123456790 *10 =1234567900 (missing 8)

123456790 *11=1358024690 (missing 7)

123456790 *13 =1604938270 (missing 5)

123456790 *14 =1728395060 (missing 4)

123456790 *16 =1975308640 (missing 2)

1 23456790 *17 = 2098765430 (missing1)

Try other numbers yourself, similar to the ones above.

Moreover, the number of omissions plus the multiplier is equal to a multiple of 9.

Then123456789 =123456790-1.

therefore

123456789 * a =( 123456790- 1)* a

= 123456790a-a

Obviously, the previous number is "missing number". If you subtract a two-digit number, it will affect hundreds at most.

This first ensures that every number above 1000 digits is different, so that all numbers from 0 to 9 are 7.
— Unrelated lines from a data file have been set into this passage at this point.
+                                                         (e.xsOut != nullptr && blockIdx.y == 0) ? 0x7fffffff : 0, 0x00020000);
             if constexpr (SIX) load_w6(0, w6[0]);
-            else load_w(0, wr[0]);
-            float s1 = 0.f;
-#pragma unroll
-            for (int j = 0; j < 2 * XD; ++j) s1 += (xr[j][0] + xr[j][1]) + (xr[j][2] + xr[j][3]);
-            s1 += __shfl_xor(s1, 32, 64);
-            const float mu = s1 / (float)a.Ctot;
-            float s2 = 0.f;
-#pragma unroll
-            for (int j = 0; j < 2 * XD; ++j)
-                if (j < nch) {
-#pragma unroll
-                    for (int k = 0; k < 4; ++k) { const float d = xr[j][k] - mu; s2 += d * d; }
-                }
-            s2 += __shfl_xor(s2, 32, 64);
-            const float rstd = 1.f / sqrtf(s2 / (float)a.Ctot + e.lnEps);
-#pragma unroll
-            for (int j = 0; j < 2 * XD; ++j)
-                if (j < nch) {
-                    const int c = j * KC + kh * 4;
-                    const f32x4 gv = *reinterpret_cast<const f32x4*>(e.lnG + c);
-                    const f32x4 bv = *reinterpret_cast<const f32x4*>(e.lnB + c);
-#pragma unroll
-                    for (int k = 0; k < 4; ++k) xr[j][k] = (xr[j][k] - mu) * rstd * gv[k] + bv[k];
-                    if (e.lnOut != nullptr && blockIdx.y == 0 && pok)
-                        *reinterpret_cast<f32x4*>(e.lnOut + p * e.ldLn + c) = xr[j];
-                }
-            if constexpr (SIX) {
-#pragma unroll
-                for (int j = 0; j < 2 * XD; j += 2)
-                    if (j < nch) {
-                        if (j + 2 < nch) load_w6(j / 2 + 1, w6[(j / 2 + 1) & 1]);
-                        mfma6(xr[j], xr[j + 1], w6[(j / 2) & 1]);
-                    }
-            } else {
-#pragma unroll
-                for (int j = 0; j < 2 * XD; ++j)
-                    if (j < nch) {
-                        if (j + 1 < nch) load_w(j + 1, wr[(j + 1) & 1]);
+            else {
+#pragma unroll
+                for (int d = 0; d < WD; ++d) load_w(d, wr[d]);
+            }
+            __builtin_amdgcn_sched_barrier(0);
+#pragma unroll
+            for (int j = 0; j < XD; ++j) {
+                xr[j] = load_x(j);
+                __builtin_amdgcn_sched_barrier(0);
+            }
+            for (int c0 = 0; c0 < nch; c0 += 2 * XD) {
+#pragma unroll
+                for (int j = 0; j < 2 * XD; ++j) {
+                    const int c = c0 + j;
+                    if constexpr (SIX) {
+                        if ((j & 1) == 0) {
+                            if (j + 2 < 2 * XD) load_w6(c / 2 + 1, w6[(j / 2 + 1) & 1]);
+                            else load_w6_sel(c / 2 + 1, w6[(j / 2 + 1) & 1]);
+                        }
+                    } else {
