+enum { ST_ACT = 0, ST_NORM = 1, ST_RAW = 2 };
+template <typename T16, int C, int MODE, bool RAW2>
+__device__ __forceinline__ void win_stage(char* A, char* A2, const uint2 (&cur)[12], int ntiles, float mean, float rstd,
+                                          const float* __restrict__ gamma, const float* __restrict__ beta, const Lane& ln) {
+  constexpr int PA = C * 2 + 16, NF = C / 16, MAXT = 12 / NF;
+  float sc[NF][4], sh[NF][4];
+  if constexpr (MODE != ST_RAW) {
+#pragma unroll
+    for (int f = 0; f < NF; f++) {
+      const float4 g = *(const float4*)(gamma + f * 16 + ln.q * 4), bt = *(const float4*)(beta + f * 16 + ln.q * 4);
+      sc[f][0] = g.x * rstd; sc[f][1] = g.y * rstd; sc[f][2] = g.z * rstd; sc[f][3] = g.w * rstd;
+      sh[f][0] = bt.x - mean * sc[f][0]; sh[f][1] = bt.y - mean * sc[f][1]; sh[f][2] = bt.z - mean * sc[f][2]; sh[f][3] = bt.w - mean * sc[f][3];
+    }
+  }
+  __syncthreads();
+#pragma unroll
+  for (int t = 0; t < MAXT; t++) {
+    if (t < ntiles) {
+      const int off = (t * WT + ln.wv * 16 + ln.lm + 1) * PA + ln.q * 8;
+#pragma unroll
+      for (int f = 0; f < NF; f++) {
+        uint2 v = cur[t * NF + f];
+        keep_packed(v);
+        uint2 o = v;
+        if constexpr (MODE != ST_RAW) {
+          float u0 = fmaf(w16_lo<T16>(v.x), sc[f][0], sh[f][0]), u1 = fmaf(w16_hi<T16>(v.x), sc[f][1], sh[f][1]);
+          float u2 = fmaf(w16_lo<T16>(v.y), sc[f][2], sh[f][2]), u3 = fmaf(w16_hi<T16>(v.y), sc[f][3], sh[f][3]);
+          if constexpr (MODE == ST_ACT) { u0 = silu_f(u0); u1 = silu_f(u1); u2 = silu_f(u2); u3 = silu_f(u3); }
+          o.x = pack16x2<T16>(u0, u1); o.y = pack16x2<T16>(u2, u3);
+        }
+        *(uint2*)(A + off + f * 32) = o;
+        if constexpr (RAW2) *(uint2*)(A2 + off + f * 32) = v;
+      }
+    }
+  }
+  if (ln.tid < PA / 8) {
+    const int last = (ntiles * WT + 1) * PA;
+    *(uint2*)(A + ln.tid * 8) = make_uint2(0u, 0u); *(uint2*)(A + last + ln.tid * 8) = make_uint2(0u, 0u);
+    if constexpr (RAW2) { *(uint2*)(A2 + ln.tid * 8) = make_uint2(0u, 0u); *(uint2*)(A2 + last + ln.tid * 8) = make_uint2(0u, 0u); }
+  }
+  __syncthreads();
+}
+
+template <typename T16, int CI, int CO, int STRIDE, int TAPS, bool RESID, bool STATS>
+__device__ __forceinline__ void win_conv(const char* a0, int tstride, const bf16_t* __restrict__ w, const float* __restrict__ bias, int t0, int t1,
+                                         const uint2 (&res)[12], uint2 (&out)[12], float& s1, float& s2, const Lane& ln) {
+  constexpr int PA = CI * 2 + 16, KS = CI / 32, NF = CO / 16, MAXT = 12 / NF, NJ = CI == 64 ? 1 : 2, NH = NF / NJ;
+  const int lane_off = ln.lm * CI + ln.q * 8;
+#pragma unroll
+  for (int h = 0; h < NH; h++) {
+    uint4 wf[TAPS][KS][NJ];
+#pragma unroll
+    for (int t = 0; t < TAPS; t++)
+#pragma unroll
+      for (int ks = 0; ks < KS; ks++)
+#pragma unroll
+        for (int j = 0; j < NJ; j++) {
+          const bf16_t* wu = w + (t * CO + (h * NJ + j) * 16) * CI + ks * 32;
+          wf[t][ks][j] = *(const uint4*)(wu + lane_off);
+        }
+    float4 bv[NJ];
+#pragma unroll
+    for (int j = 0; j < NJ; j++) bv[j] = *(const float4*)(bias + (h * NJ + j) * 16 + ln.q * 4);
+#pragma unroll
+    for (int t = 0; t < MAXT; t++) {
+      if (t >= t0 && t < t1) {
+        const char* ar = a0 + (tstride * t + STRIDE * (ln.wv * 16 + ln.lm)) * PA + ln.q * 16;
+        f32x4 acc[NJ];
+#pragma unroll
+        for (int j = 0; j < NJ; j++) acc[j] = f32x4{0.f, 0.f, 0.f, 0.f};
+#pragma unroll
+        for (int tap = 0; tap < TAPS; tap++) {
+#pragma unroll
+          for (int ks = 0; ks < KS; ks++) {
+            const uint4 af = *(const uint4*)(ar + tap * PA + ks * 64);
+#pragma unroll
+            for (int j = 0; j < NJ; j++) mma16w<T16>(wf[tap][ks][j], af, acc[j]);
+          }
+          if constexpr (CI == 64) __builtin_amdgcn_sched_barrier(0);
+        }
+#pragma unroll
+        for (int j = 0; j < NJ; j++) {
+          const int f = h * NJ + j;
+          float v[4] = {acc[j][0] + bv[j].x, acc[j][1] + bv[j].y, acc[j][2] + bv[j].z, acc[j][3] + bv[j].w};
+          if constexpr (RESID) {
+            uint2 rr = res[t * NF + f];
+            keep_packed(rr);
+            v[0] += w16_lo<T16>(rr.x); v[1] += w16_hi<T16>(rr.x); v[2] += w16_lo<T16>(rr.y); v[3] += w16_hi<T16>(rr.y);
+          }
+          uint2 o; o.x = pack16x2<T16>(v[0], v[1]); o.y = pack16x2<T16>(v[2], v[3]);
+          if constexpr (STATS) {
+            const float r0 = w16_lo<T16>(o.x), r1 = w16_hi<T16>(o.x), r2 = w16_lo<T16>(o.y), r3 = w16_hi<T16>(o.y);
+            s1 += (r0 + r1) + (r2 + r3);
+            s2 += fmaf(r0, r0, r1 * r1) + fmaf(r2, r2, r3 * r3);
+          }
+          keep_packed(o);
+          out[t * NF + f] = o;
+        }
+        __builtin_amdgcn_sched_barrier(0);
+      }
+    }
+  }
+}
+
+__device__ __forceinline__ void win_stats(float s1, float s2, double* red, double n, float eps, float& mean, float& rstd, const Lane& ln) {
+  s1 = wave_sum_dpp(s1); s2 = wave_sum_dpp(s2);
+  if (ln.lane == 0) { red[2 * ln.wv] = (double)s1; red[2 * ln.wv + 1] = (double)s2; }
+  __syncthreads();
+  double a = 0.0, b = 0.0;
+#pragma unroll
+  for (int i = 0; i < WTHREADS / 64; i++) { a += red[2 * i]; b += red[2 * i + 1]; }
+  const double m = a / n;
+  double var = b / n - m * m; if (var < 0.0) var = 0.0;
+  mean = (float)m; rstd = (float)(1.0 / sqrt(var + (double)eps));
+}
+
+template <typename T16, int CI, int CO, bool STATS_OUT>
+__device__ __forceinline__ void win_res(const EncWindowArgs& a, const EncWindowRes& r, char* A, double* red, uint2 (&cur)[12], uint2 (&res)[12],
+                                        int ntiles, float& mean, float& rstd, const Lane& ln) {
+  const int L = ntiles * WT;
+  char* A2 = A + (L + 2) * (CI * 2 + 16);
+  float s1 = 0.f, s2 = 0.f, d1 = 0.f, d2 = 0.f;
+  win_stage<T16, CI, ST_ACT, CI != CO>(A, A2, cur, ntiles, mean, rstd, a.P + r.gn1_w, a.P + r.gn1_b, ln);
+  if constexpr (CI == CO) {
+#pragma unroll
+    for (int i = 0; i < 12; i++) { res[i] = cur[i]; keep_packed(res[i]); }
+  } else {
+    win_conv<T16, CI, CO, 1, 1, false, false>(A2 + (CI * 2 + 16), WT, a.wT + r.sk_w, a.P + r.sk_b, 0, ntiles, res, res, d1, d2, ln);
+  }
+  win_conv<T16, CI, CO, 1, 3, false, true>(A, WT, a.wT + r.c1_w, a.P + r.c1_b, 0, ntiles, cur, cur, s1, s2, ln);
+  win_stats(s1, s2, red, (double)CO * (double)L, a.eps, mean, rstd, ln);
+  win_stage<T16, CO, ST_ACT, false>(A, A, cur, ntiles, mean, rstd, a.P + r.gn2_w, a.P + r.gn2_b, ln);
+  s1 = s2 = 0.f;
+  win_conv<T16, CO, CO, 1, 3, true, STATS_OUT>(A, WT, a.wT + r.c2_w, a.P + r.c2_b, 0, ntiles, res, cur, s1, s2, ln);
+  if constexpr (STATS_OUT) win_stats(s1, s2, red, (double)CO * (double)L, a.eps, mean, rstd, ln);
+}
+
+template <typename T16, int C0, int C1, int C2>
+__global__ __launch_bounds__(WTHREADS) void enc_window_kernel(const EncWindowArgs a) {
+  extern __shared__ __attribute__((aligned(16))) char sm[];
+  double* red = (double*)sm;
+  char* A = sm + WRED;
+  Lane ln; ln.tid = threadIdx.x; ln.lane = ln.tid & 63; ln.lm = ln.lane & 15; ln.q = ln.lane >> 4; ln.wv = ln.tid >> 6;
+  const int b = blockIdx.x;
+  uint2 cur[12], res[12];
+#pragma unroll
+  for (int i = 0; i < 12; i++) cur[i] = res[i] = make_uint2(0u, 0u);
+  float mean = 0.f, rstd = 0.f, s1 = 0.f, s2 = 0.f;
+  int L = a.L0 / 2, ntiles = L / WT;
+  {
+    constexpr int PA = C0 * 2 + 16, SEGS = C0 / 8;
+    const bf16_t* xs = a.x + (long)b * a.L0 * C0;
+#pragma unroll 1
+    for (int p = 0; p < ntiles; p++) {
+      __syncthreads();
+      for (int c = ln.tid; c < (2 * WT + 1) * SEGS; c += WTHREADS) {
+        const int r = c / SEGS, sg = c - r * SEGS, pos = 2 * WT * p + r;
+        *(uint4*)(A + r * PA + sg * 16) = pos < a.L0 ? *(const uint4*)(xs + (long)pos * C0 + sg * 8) : make_uint4(0u, 0u, 0u, 0u);
+      }
+      __syncthreads();
+      win_conv<T16, C0, C0, 2, 3, false, true>(A, 0, a.wT + a.dn_w[0], a.P + a.dn_b[0], p, p + 1, cur, cur, s1, s2, ln);
+    }
+  }
+  win_stats(s1, s2, red, (double)C0 * (double)L, a.eps, mean, rstd, ln);
+  win_res<T16, C0, C1, true>(a, a.res[0], A, red, cur, res, ntiles, mean, rstd, ln);
+  win_res<T16, C1, C1, C2 == 0>(a, a.res[1], A, red, cur, res, ntiles, mean, rstd, ln);
+  constexpr int CL = C2 != 0 ? C2 : C1;
+  if constexpr (C2 != 0) {
+    win_stage<T16, C1, ST_RAW, false>(A, A, cur, ntiles, 0.f, 0.f, nullptr, nullptr, ln);
+    L /= 2; ntiles = L / WT;
+    s1 = s2 = 0.f;
+    win_conv<T16, C1, C1, 2, 3, false, true>(A + (C1 * 2 + 16), 2 * WT, a.wT + a.dn_w[1], a.P + a.dn_b[1], 0, ntiles, cur, cur, s1, s2, ln);
+    win_stats(s1, s2, red, (double)C1 * (double)L, a.eps, mean, rstd, ln);
+    win_res<T16, C1, C2, true>(a, a.res[2], A, red, cur, res, ntiles, mean, rstd, ln);
+    win_res<T16, C2, C2, true>(a, a.res[3], A, red, cur, res, ntiles, mean, rstd, ln);
+  }
+  win_stage<T16, CL, ST_NORM, false>(A, A, cur, ntiles, mean, rstd, a.P + a.gn_w, a.P + a.gn_b, ln);
+  {
+    constexpr int PA = CL * 2 + 16, CPT = CL / 4;
+    const int part = ln.tid & 3;
+    float wo[3][CPT];
+#pragma unroll
+    for (int t = 0; t < 3; t++)
+#pragma unroll
+      for (int e = 0; e < CPT; e += 2) {
+        const unsigned u = *(const unsigned*)(a.wT + a.co_w + t * CL + part * CPT + e);
+        wo[t][e] = w16_lo<T16>(u); wo[t][e + 1] = w16_hi<T16>(u);
+      }
+    const float b_out = a.P[a.co_b];
+    const float w_mu = ld_f32((const T16*)a.wT + a.mu_w), b_mu = a.P[a.mu_b], w_lv = ld_f32((const T16*)a.wT + a.lv_w), b_lv = a.P[a.lv_b];
+    for (int l = ln.tid >> 2; l < L; l += WTHREADS / 4) {
+      float acc = 0.f;
+#pragma unroll
+      for (int t = 0; t < 3; t++) {
+        const char* row = A + (l + t) * PA + part * CPT * 2;
+#pragma unroll
+        for (int e = 0; e < CPT; e += 8) {
+          const uint4 v = *(const uint4*)(row + e * 2);
+          const unsigned in[4] = {v.x, v.y, v.z, v.w};
+#pragma unroll
+          for (int k = 0; k < 4; k++) { acc = fmaf(w16_lo<T16>(in[k]), wo[t][e + 2 * k], acc); acc = fmaf(w16_hi<T16>(in[k]), wo[t][e + 2 * k + 1], acc); }
+        }
+      }
+      acc = quad_sum(acc);
+      if (part == 0) {
+        const float hv = round16<T16>(acc + b_out);
+        const float mu = round16<T16>(fmaf(hv, w_mu, b_mu));
+        float lv = round16<T16>(fmaf(hv, w_lv, b_lv));
+        lv = lv < -30.0f ? -30.0f : (lv > 20.0f ? 20.0f : lv);
+        const float sg = expf(0.5f * lv);
+        const long o = (long)b * L + l;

We notice that the last digit of 12345679 is 9.

but

9* 1=9 9*2= 18 9*3 =27 9*4=36 9*5=45 9*6=54 9*7=63 9*8=72 9*9=8 1

So the unit of multiplier plus product is 10.

This ensures that

"missing number" -a

After that, bad cell = missing ten (why)

So there was this. From 0 to 9, nine times out of ten.

Moreover, because the multiplier A is relatively small within 50, it is difficult to affect the hundred digits, so the number from 0 to 90 is likely to be 9.

The missing one is the missing number. It turns out that this number always appears in ten places, because only ten places can be left for it, but why don't I care every time? Think for yourself.